Percorso : HOME > Iconografia > Cicli > Seicento > Italia > Mondolfo

CICLo AGOSTINIANo nel Chiostro di Mondolfo

Agostino e il bambino sulla spiaggiao

Agostino e il bambino sulla spiaggia

 

 

MAESTRO DI MONDOLFO

1650-1670

Chiostro del convento agostiniano di Mondolfo

 

Agostino e il bambino sulla spiaggia

 

 

 

La scena è stata associata alla visita che Agostino, secondo una tradizione medioevale accreditata dagli eremitani agostiniani, avrebbe compiuto presso un gruppo di monaci pisani. Sulla destra si intravede la lunga scalinata che porta al monastero di questi monaci, mentre a sinistra si apre una larga radura per l'attracco delle navi. In primo piano Agostino è in piedi mentre sta leggendo: un fanciullo lo guarda girandosi verso di lui abbandonando i suoi giochi con l'acqua e la sabbia. Secondo la tradizione alla domanda di Agostino che chiede al bambino cosa sta facendo, il ragazzo risponde che vuol mettere tutta l'acqua del mare nella buca che ha fatto sulla spiaggia. Alla osservazione di Agostino che non può ottenere ciò che vuole, il bambino risponde che neppure lui può pensare di comprendere il mistero della Trinità: l'infinità di Dio non può essere compresa nella mente limitata dell'uomo.

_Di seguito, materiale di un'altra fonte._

# taqu/cpprcoder

Hardware: AMD Instinct MI355X
Metric: MB/s encode+decode per GPU on 64 KiB blocks; ratio vs CPU ref (higher is better)
Workload: dtype u32

## Files before the change

cpprcoder_amd/csrc/rcx_api.hip:

```cpp
#include <hip/hip_runtime.h>

#include <cstdio>
#include <cstdlib>
#include <cstring>
#include <new>
#include <vector>

#include "../../include/rcx.h"
#include "rcx_divtab.hpp"
#include "rcx_kernels.hpp"

namespace
{

#define HIP_TRY(expr)                                                                                              \
    do {                                                                                                           \
        hipError_t e_ = (expr);                                                                                    \
        if (e_ != hipSuccess) {                                                                                    \
            if (getenv("RCX_DEBUG")) fprintf(stderr, "rcx: %s failed: %s (%s:%d)\n", #expr, hipGetErrorString(e_), __FILE__, __LINE__); \
            return RCX_E_HIP;                                                                                      \
        }                                                                                                          \
    } while (0)

struct EventPair {
    hipEvent_t a, b;
    int what;
};

inline hipError_t rcx_enter_device(int device)
{
    (void)hipGetLastError();
    return hipSetDevice(device);
}

struct HostPipe;

}

struct rcx_ctx {
    int device = 0;
    int lanes_per_block = 0;
    int wide_wg = -1;
    int enc_variant = 3;
    int enc_lanes = 0;
    int dec_quads = 0;
    int cus = 256;
    bool rans1_lds_set = false;
    bool rans1w_lds_set = false;
    bool rans_track = false;
    u8* slots = nullptr;
    u64 slots_bytes = 0;
    u32* sizes = nullptr;
    u64 sizes_count = 0;
    u32* starts = nullptr;
    u64 starts_count = 0;
    u32* models = nullptr;
    u64 models_bytes = 0;
    u32* redo = nullptr;
    u64 redo_count = 0;
    u32* ties = nullptr;
    u64 ties_count = 0;
    bool bwt_lds_set = false;
    bool bwt_atomic = false;
    DivEntry* divtab = nullptr;
    u32 divtab_block = 0;
    u32* status = nullptr;
    u32* status_host = nullptr;
    u8* h_in = nullptr;
    u64 h_in_bytes = 0;
    u8* h_out = nullptr;
    u64 h_out_bytes = 0;
    u64* h_off = nullptr;
    u64 h_off_count = 0;
    HostPipe* pipe = nullptr;
    bool timing = false;
    std::vector<EventPair> pending;
    std::vector<EventPair> pool;
    double ms[RCX_T_COUNT] = {};
    uint64_t launches[RCX_T_COUNT] = {};
};

namespace
{

struct Timed {
    rcx_ctx* c;
    hipStream_t s;
    EventPair p;
    bool on;
    Timed(rcx_ctx* ctx, hipStream_t st, int what) : c(ctx), s(st), on(ctx->timing)
    {
        if (!on) return;
        if (!c->pool.empty()) {
            p = c->pool.back();
            c->pool.pop_back();
        } else if (hipEventCreate(&p.a) != hipSuccess || hipEventCreate(&p.b) != hipSuccess) {
            on = false;
            return;
        }
        p.what = what;
        (void)hipEventRecord(p.a, s);
    }
    ~Timed()
    {
        if (!on) return;
        (void)hipEventRecord(p.b, s);
        c->pending.push_back(p);
    }
};

int grow(void** p, u64* have, u64 want)
{
    if (*have >= want) return RCX_OK;
    if (*p) (void)hipFree(*p);
    *p = nullptr;
    *have = 0;
    if (hipMalloc(p, want) != hipSuccess) return RCX_E_NOMEM;
    *have = want;
    return RCX_OK;
}

__global__ void rcx_divtab_k(DivEntry* __restrict__ tab, u64 entries)
{
    const u64 i = (u64)blockIdx.x * blockDim.x + threadIdx.x;
    if (i < entries) tab[i] = rcx_make_div_entry((u32)(256 + i));
}

int ensure_divtab(rcx_ctx* c, u32 block)
{
    if (c->divtab && c->divtab_block >= block) return RCX_OK;
    u32 cover = 1u << 16;
    while (cover < block) cover <<= 1;
    const u64 entries = (u64)cover + 2 * RCX_STAGE;
    if (c->divtab) (void)hipFree(c->divtab);
    c->divtab = nullptr;
    c->divtab_block = 0;
    if (hipMalloc(reinterpret_cast<void**>(&c->divtab), entries * sizeof(DivEntry)) != hipSuccess) return RCX_E_NOMEM;
    hipLaunchKernelGGL(rcx_divtab_k, dim3((u32)((entries + 255) / 256)), dim3(256), 0, nullptr, c->divtab, entries);
    if (hipGetLastError() != hipSuccess || hipDeviceSynchronize() != hipSuccess) return RCX_E_HIP;
    c->divtab_block = cover;
    return RCX_OK;
}

bool block_ok(uint32_t block) { return block >= RCX_MIN_BLOCK && block <= RCX_MAX_BLOCK; }

bool wide_workgroups(const rcx_ctx* c, u64 nblocks)
{
    (void)nblocks;
    return c->wide_wg != 0;
}

int decode_lanes(const rcx_ctx* c, u64 nblocks)
{
    (void)nblocks;
    return c->lanes_per_block ? c->lanes_per_block : 4;
}

u32 pow2_at_least(u64 x)
{
    u32 p = 1;
    while (p < x) p <<= 1;
    return p;
}
u32 encode_lanes(const rcx_ctx* c, u64 nblocks)
{
    if (c->enc_lanes) return (u32)c->enc_lanes;
    const u32 want = pow2_at_least((nblocks + c->cus - 1) / c->cus);
    return want > RCX_LANES ? RCX_LANES : want;
}
u32 decode_quads(const rcx_ctx* c, u64 nblocks)
{
    if (c->dec_quads) return (u32)c->dec_quads;
    const u64 simds = 4ull * c->cus;
    const u32 want = pow2_at_least((nblocks + simds - 1) / simds);
    return want > RCX_QUAD_BLOCKS ? RCX_QUAD_BLOCKS : want;
}

int ensure_redo(rcx_ctx* c, u64 nblocks)
{
    u64 bytes = c->redo_count * sizeof(u32);
    const int r = grow(reinterpret_cast<void**>(&c->redo), &bytes, (nblocks + 1) * sizeof(u32));
    c->redo_count = r == RCX_OK ? bytes / sizeof(u32) : 0;
    return r;
}

struct ScratchRange {
    u64 first = 0;
    bool packed = false;
};
struct ScratchView {
    u8* slots;
// ... 319 lines not shown
        if ((r = ensure_redo(c, nblocks)) != RCX_OK) return r;
    }
    return decode_range(c, coder, d_comp, comp_size, d_offsets, nblocks, block, n, d_dst, s, ScratchRange{});
}

}

namespace
{

int decode_range(rcx_ctx* c, int coder, const void* d_comp, u64 comp_size, const u64* d_offsets, u64 nblocks, u32 block, u64 n, void* d_dst,
                 hipStream_t s, ScratchRange rg)
{
    u32* const redo = c->redo ? c->redo + rg.first : nullptr;
    if (is_rans(coder)) {
        Timed t(c, s, RCX_T_DECODE);
        const u64 per_wg = 4 * RCX_RANS_BLOCKS;
        const u32 grid = (u32)((nblocks + per_wg - 1) / per_wg);
        if (coder == RCX_CODER_RANS8)
            hipLaunchKernelGGL(rcx_dec_rans8_k<4>, dim3(grid), dim3(256), 0, s, static_cast<const u8*>(d_comp), (u64)comp_size, d_offsets, nblocks,
                               block, n, static_cast<u8*>(d_dst), c->status);
        else {
            const u32 quads = rg.packed ? RCX_QUAD_BLOCKS : decode_quads(c, nblocks);
            const u64 per_wg1 = (u64)quads * RCX_QUAD_DEC_WAVES;
            const u32 grid1 = (u32)((nblocks + per_wg1 - 1) / per_wg1);
            hipLaunchKernelGGL(rcx_dec_rans1_quad_k<RCX_QUAD_DEC_WAVES>, dim3(grid1), dim3(64 * RCX_QUAD_DEC_WAVES), 0, s,
                               static_cast<const u8*>(d_comp), (u64)comp_size, d_offsets, nblocks, block, n, static_cast<u8*>(d_dst), c->status,
                               quads, c->rans_track ? c->status + 2 : static_cast<u32*>(nullptr));
        }
        return hipGetLastError() == hipSuccess ? RCX_OK : RCX_E_HIP;
    }
    const bool quad = coder == RCX_CODER_ADAPTIVE && decode_lanes(c, nblocks) == 4;
    const bool squad = coder == RCX_CODER_STATIC && decode_lanes(c, nblocks) != 1;
    {
        Timed t(c, s, RCX_T_DECODE);
        if (coder == RCX_CODER_STATIC && decode_lanes(c, nblocks) != 1) {
            const u32 quads = rg.packed ? RCX_QUAD_BLOCKS : decode_quads(c, nblocks);
            const u64 per_wg = (u64)quads * RCX_QUAD_DEC_WAVES;
            const u32 grid = (u32)((nblocks + per_wg - 1) / per_wg);
            hipLaunchKernelGGL(rcx_dec_static_quad_k<RCX_QUAD_DEC_WAVES>, dim3(grid), dim3(64 * RCX_QUAD_DEC_WAVES), 0, s,
                               static_cast<const u8*>(d_comp), (u64)comp_size, d_offsets, nblocks, block, n, static_cast<u8*>(d_dst), c->status,
                               redo, quads);
        } else if (coder == RCX_CODER_STATIC) {
            const u32 grid = (u32)((nblocks + RCX_LANES - 1) / RCX_LANES);
            hipLaunchKernelGGL(rcx_dec_static_k<false>, dim3(grid), dim3(64), 0, s, static_cast<const u8*>(d_comp), (u64)comp_size, d_offsets, nblocks,
                               block, n, static_cast<u8*>(d_dst), c->status, static_cast<u32*>(nullptr),
                               static_cast<const u32*>(nullptr));
        } else if (decode_lanes(c, nblocks) == 4) {
            const u32 quads = rg.packed ? RCX_QUAD_BLOCKS : decode_quads(c, nblocks);
            if (wide_workgroups(c, nblocks)) {
                const u64 per_wg = (u64)quads * RCX_QUAD_DEC_WAVES;
                const u32 grid = (u32)((nblocks + per_wg - 1) / per_wg);
                hipLaunchKernelGGL(rcx_dec_quad_k<RCX_QUAD_DEC_WAVES>, dim3(grid), dim3(64 * RCX_QUAD_DEC_WAVES), 0, s,
                                   static_cast<const u8*>(d_comp), (u64)comp_size, d_offsets, nblocks, block, n, static_cast<u8*>(d_dst), c->divtab,
                                   c->status, redo, quads);
            } else {
                const u32 grid = (u32)((nblocks + quads - 1) / quads);
                hipLaunchKernelGGL(rcx_dec_quad_k<1>, dim3(grid), dim3(64), 0, s, static_cast<const u8*>(d_comp), (u64)comp_size, d_offsets, nblocks,
                                   block, n, static_cast<u8*>(d_dst), c->divtab, c->status, redo, quads);
            }
#if defined(RCX_WITH_VARIANTS)
        } else if (decode_lanes(c, nblocks) == 8) {
            if (wide_workgroups(c, nblocks)) {
                const u64 per_wg = RCX_OCT_BLOCKS * RCX_OCT_DEC_WAVES;
                const u32 grid = (u32)((nblocks + per_wg - 1) / per_wg);
                hipLaunchKernelGGL(rcx_dec_oct_k<RCX_OCT_DEC_WAVES>, dim3(grid), dim3(64 * RCX_OCT_DEC_WAVES), 0, s,
                                   static_cast<const u8*>(d_comp), (u64)comp_size, d_offsets, nblocks, block, n, static_cast<u8*>(d_dst), c->divtab,
                                   c->status);
            } else {
                const u32 grid = (u32)((nblocks + RCX_OCT_BLOCKS - 1) / RCX_OCT_BLOCKS);
                hipLaunchKernelGGL(rcx_dec_oct_k<1>, dim3(grid), dim3(64), 0, s, static_cast<const u8*>(d_comp), (u64)comp_size, d_offsets, nblocks,
                                   block, n, static_cast<u8*>(d_dst), c->divtab, c->status);
            }
#endif
        } else {
            const u32 grid = (u32)((nblocks + RCX_LANES - 1) / RCX_LANES);
            hipLaunchKernelGGL(rcx_dec_adaptive_k<false>, dim3(grid), dim3(64), 0, s, static_cast<const u8*>(d_comp), (u64)comp_size, d_offsets,
                               nblocks, block, n, static_cast<u8*>(d_dst), c->divtab, c->status, static_cast<u32*>(nullptr),
                               static_cast<const u32*>(nullptr));
        }
        if (quad) {
            const u32 grid = (u32)((nblocks + RCX_LANES - 1) / RCX_LANES);
            hipLaunchKernelGGL(rcx_dec_adaptive_k<false>, dim3(grid), dim3(64), 0, s, static_cast<const u8*>(d_comp), (u64)comp_size, d_offsets,
                               nblocks, block, n, static_cast<u8*>(d_dst), c->divtab, c->status, static_cast<u32*>(nullptr),
                               static_cast<const u32*>(redo));
        }
        if (squad) {
            const u32 grid = (u32)((nblocks + RCX_LANES - 1) / RCX_LANES);
            hipLaunchKernelGGL(rcx_dec_static_k<false>, dim3(grid), dim3(64), 0, s, static_cast<const u8*>(d_comp), (u64)comp_size, d_offsets, nblocks,
                               block, n, static_cast<u8*>(d_dst), c->status, static_cast<u32*>(nullptr), static_cast<const u32*>(redo));
        }
    }
    return hipGetLastError() == hipSuccess ? RCX_OK : RCX_E_HIP;
}

}

extern "C" {
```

L'episodio quindi descrive il tentativo di Agostino di comprendere il mistero della Trinità, tentativo che risulterà improduttivo.

 

Questa leggenda è stata studiata da L. Pillion in La Légende de s. Jérome in Gazette des Beaux-Arts del 1908. L'episodio che godrà di molta fortuna nella iconografia agostiniana riprende un testo della Lettera apocrifa a Cirillo che avrebbe scritto lo stesso Agostino. In un passo Agostino ricorda una rivelazione divina con queste parole: "Augustine, Augustine, quid quaeris ? Putasne brevi immittere vasculo mare totum ?".

Questa leggenda si troverebbe forse già nel XIII secolo, sotto forma di exemplum, in uno scritto di Cesare d'Heisterbach (cfr. H. I. Marrou, Saint Augustin et l'ange, une légende médioévale, in l'Homme devant Dieu, Mélanges offerts au P. de Lubac, II, 1964, 137-149).

Questa leggenda sulla Trinità soppiantò ben presto la leggenda della Vedova che trattava dello stesso argomento della Trinità. L'origine di questa tematica iconografica non proverrebbe dunque dalla agiografia medioevale quanto piuttosto dalla predicazione. P. Antonio Iturbe Saìz ha a sua volta proposto una possibile ricostruzione della sua origine: nel secolo XIII si scrivevano "exempla" per i predicatori e in uno di questi apparve questa leggenda applicata a un professore di scolastica di Parigi con un fine chiaramente morale: criticare la alterigia e la superbia dei teologi.

Ma come poi tutto ciò fu collegato ad Agostino ? Due possono essere le spiegazioni: primo che necessitava un protagonista alla storia stessa e Agostino era l'uomo adatto in quanto era considerato un sommo teologo. La seconda spiegazione sta nella diffusione del testo di un apocrifo in cui san Gerolamo (come è stato anticipato all'inizio) discute con Agostino sulle capacità umane di comprendere il mistero divino. In ogni caso la prima volta che si incontra questa leggenda applicata ad Agostino corre nell'anno 1263. In margine va ricordata la disputa sul luogo dove si sarebbe svolto l'incontro tra Agostino e Gesù Bambino: sulla spiaggia di Civitavecchia o di Ippona ? Gli Eremitani e i Canonici si batterono a lungo sul tema, soprattutto perché ciascuno sosteneva che Agostino era stato il vero fondatore del loro Ordine religioso.

 

Nella fascia inferiore della lunetta si legge la spiegazione del contenuto della pittura con questa parole: D'UN NUME UNICO E TRINO AMPI VOLUMI MA CHE TERMINE IMPOSE AL RE ... CON PENNA D'ORO IN CENTO CELLE APPRESTA AL FIUME DI SUA PENNA IL CORSO.